Leigh didn’t have anything to do with automating operations at their NOC, although he was mostly glad it had been done. The system was a bit of a mess, with home-grown programs and scripts sitting atop purchased monitoring packages and a CMDB. It was cumbersome, sometimes spit out incomprehensible and nonsense errors, but it mostly worked, and it saved them a huge amount of time.
It was also critical to their operations. Without these tools, without the scripts and the custom database back end, without the intermediary applications and the nice little stop-light dashboard that the managers could see if they hit refresh five times, nothing could get done. Unfortunately, this utopia covered up a dark underbelly.
We’re going to need a meeting
The operations team were the end users of the software, but they mostly relied on the development team to build it and maintain it. The development team relied on the database team. Once, Leigh needed them to expand the size of a single text field in the database from 25 characters to 50 characters. The development team had no problem updating their applications, but the database team wasn’t ready to start changing column sizes right away. Burt, the head of the database team had to start with a 1-hour meeting with his entire team to discuss the implications. Then he had to have another meeting with the development and operations managers. Then Leigh needed to sit down with the DBAs and justify the extra 25 characters (“That’s a 100% increase in the size of the field!” Burt proclaimed). After 200 man hours, the field was changed.

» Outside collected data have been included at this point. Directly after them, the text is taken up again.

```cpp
RTS_HD int64_t rts_w_src(int kind, int tile, int n, int k, int nper, int64_t ldb, int64_t bstride, unsigned g_off, unsigned u_off) {
  if (kind == 1) return (int64_t)(n < 16 ? g_off : u_off) + (int64_t)k * ldb + 16 * tile + (n & 15);
  const int c = 32 * tile + n, b = c / nper;
  return (int64_t)b * bstride + (int64_t)k * ldb + (c - b * nper);
}
RTS_HD int rts_img_unit(int n, int u) { return (n * 36 + (u ^ ((n >> 2) & 3))) * 16; }
RTS_HD int rts_frag_base(int li, int lh, int odd) { return rts_img_unit(li, 2 * odd + lh); }
RTS_HD int rts_frag_step(int s) { return ((2 * s) & ~3) * 16; }
RTS_HD int rts_stage_unit(int q, int tid) { return q * 512 + tid; }
RTS_HD bool rts_stage_on(int q, int tid) { return rts_stage_unit(q, tid) < RTS_UNITS; }

RTS_HD int rts_a_col(int s, int lh) { return 16 * s + 8 * lh; }
RTS_HD int64_t rts_a_row(int64_t m0, int li, int64_t M) { return m0 + li < M ? m0 + li : M - 1; }

RTS_HD int rts_reg_col(int g, int lh) { return 8 * g + 4 * lh; }
RTS_HD int rts_stg_w(int li, int lh, int g) { return li * 144 + 16 * lh + 32 * g; }
RTS_HD int rts_stg_r(int lane, int j) { return ((lane >> 3) + 8 * j) * 144 + (lane & 7) * 16; }
RTS_HD int rts_st_row(int lane, int j) { return (lane >> 3) + 8 * j; }
RTS_HD int rts_st_col(int lane) { return 4 * (lane & 7); }
RTS_HD int rts_out_col(int kind, int tile, int c, int F) { return kind == 1 ? (c < 16 ? 16 * tile + c : F + 16 * tile + c - 16) : 32 * tile + c; }
RTS_HD int rts_h_w(int li, int lh, int g) { return li * 144 + 16 * lh + 32 * g; }
RTS_HD int rts_h_r(int lane, int j) { return ((lane >> 2) + 16 * j) * 144 + (lane & 3) * 16; }
RTS_HD int rts_h_row(int lane, int j) { return (lane >> 2) + 16 * j; }
RTS_HD int rts_h_col(int tile, int lane) { return 16 * tile + 4 * (lane & 3); }

RTS_HD int rts_rope_colh(int tile, int g, int lh, int hd) { return (32 * tile + 8 * g + 4 * lh) % hd; }
RTS_HD unsigned rts_rope_magic(int hd) { return (unsigned)(((1ull << 32) + (unsigned)hd - 1) / (unsigned)hd); }
RTS_HD unsigned rts_rope_colh_magic(unsigned col, unsigned hd, unsigned magic) {
  return col - hd * (unsigned)(((uint64_t)col * magic) >> 32);
}
RTS_HD int rts_rope_pos(int64_t m0, int li, int L) { return (int)((m0 + li) % L); }
RTS_HD int rts_rope_entry(int pos, int colh, int hd) { return (pos * hd + colh) * 2; }
```

Baseline: 9123.

## Route dh + SwiGLU backward through split-fp16 rowtile kernel and coalesce A-row loads

Adds a SwiGLU-backward epilogue (EPI 2) to the split-precision MFMA rowtile kernel. It computes dh = dy·Wᵀ with a transposed weight image, then forms d_gate and d_up in the epilogue from prefetched gate/up values, so the dh backward GEMM leaves the fp32 MFMA path. It also restructures the A-row prologue to use coalesced 8-lane row loads with per-row stats computed by shuffles and staged through LDS. The costs are extra epilogue register pressure and the precision risk of the fp16 split applied to a backward GEMM.

Result: faster. 9339, median of 6 (+2.4%).

```diff
diff --git a/pydynet_amd/csrc/common.h b/pydynet_amd/csrc/common.h
--- a/pydynet_amd/csrc/common.h
+++ b/pydynet_amd/csrc/common.h
@@ -67,7 +67,8 @@
   PDN_CNT_LOGIT_EDIT = 48,
   PDN_CNT_PERSAMPLE = 49,
   PDN_CNT_DOWN_DW_SPLIT = 50,
-  PDN_CNT_SLOTS = 51
+  PDN_CNT_ROWTILE_BWD_SPLIT = 51,
+  PDN_CNT_SLOTS = 52
 };
 void pdn_count(int slot);
 
diff --git a/pydynet_amd/csrc/rowtile_split.hip b/pydynet_amd/csrc/rowtile_split.hip
--- a/pydynet_amd/csrc/rowtile_split.hip
+++ b/pydynet_amd/csrc/rowtile_split.hip
@@ -24,11 +24,24 @@
   const int tid = threadIdx.x, c = tid & 31, kq = tid >> 5, tile = blockIdx.x;
   float amax = 0.f;
   bool bad = false;
-  for (int k = kq; k < RTS_K; k += 8) {
-    const float f = p.B[rts_w_src(p.kind, tile, c, k, p.nper, p.ldb, p.bstride, p.g_off, p.u_off)];
-    sm[k * 33 + c] = f;
-    amax = fmaxf(amax, fabsf(f));
-    bad |= !(fabsf(f) < INFINITY);
+  if (p.kind == 2) {
+    for (int i = tid; i < 32 * RTS_K; i += 256) {
+      const int n = rts_w_t_n(i), k = rts_w_t_k(i);
+      sm[k * 33 + n] = p.B[rts_w_src_t(tile, n, k, p.ldb)];
+    }
+    __syncthreads();
+    for (int k = kq; k < RTS_K; k += 8) {
+      const float f = sm[k * 33 + c];
+      amax = fmaxf(amax, fabsf(f));
+      bad |= !(fabsf(f) < INFINITY);
+    }
+  } else {
+    for (int k = kq; k < RTS_K; k += 8) {
+      const float f = p.B[rts_w_src(p.kind, tile, c, k, p.nper, p.ldb, p.bstride, p.g_off, p.u_off)];
+      sm[k * 33 + c] = f;
+      amax = fmaxf(amax, fabsf(f));
+      bad |= !(fabsf(f) < INFINITY);
+    }
   }
   smax[kq * 32 + c] = bad ? INFINITY : amax;
   __syncthreads();
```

After the database had been in use for some time, performance started to degrade . Leigh helpfully suggested building an index around some of their frequently executed queries. This small pebble triggered an avalanche of meeting requests. Burt wasn’t about to waste a bunch of hard disk space on an index, just because his customer, the developers, and his own DBAs said so. Over thirty meetings were held before Burt grudgingly agreed to allow one index on a few key fields.
The worst day, however, was the day the database went down, at 8AM on the last Friday of the month. Everything the operations team did ground to a complete and total halt. This had cascading effects down the line to application after application, especially the payroll process which needed to ship a gigantic flat-file to the payroll company so that employee would get their checks that month. Every cellphone in the building started beeping out the clarion call of complete disaster as emergency alert after emergency alert went out. The problem went from “solvable crisis” to “full meltdown panic my hair is on fire” in the space of 15 minutes.
Leigh, keeping his cool, started calling DBAs. Not a one answered their phone. Leigh called Burt directly, again with no answer. Leigh’s boss called Burt’s boss, who swore Burt was available, and that he would be found. Leigh texted, emailed, IMed, and stalked the halls, hoping to find one lone DBA that could look at the database. At the end of the first hour, every middle manager in the building was in the hunt. At the end of the second hour, most of upper management had joined them.
The database remained stubbornly down, with it, most of the network operations were shut down.
And then the DBAs reappeared on IM. The underlying problem was a full transaction log, which was solved in moments with a log rotation. Operations resumed. Leigh, however, was curious. He pinged Sally, one of the DBAs, and asked where they had been.
“When the database went down,” Sally replied, “Burt called an emergency meeting. He locked us all in a conference room and didn’t let anyone leave until we had a ‘plan of action’. We weren’t even allowed bathroom breaks!”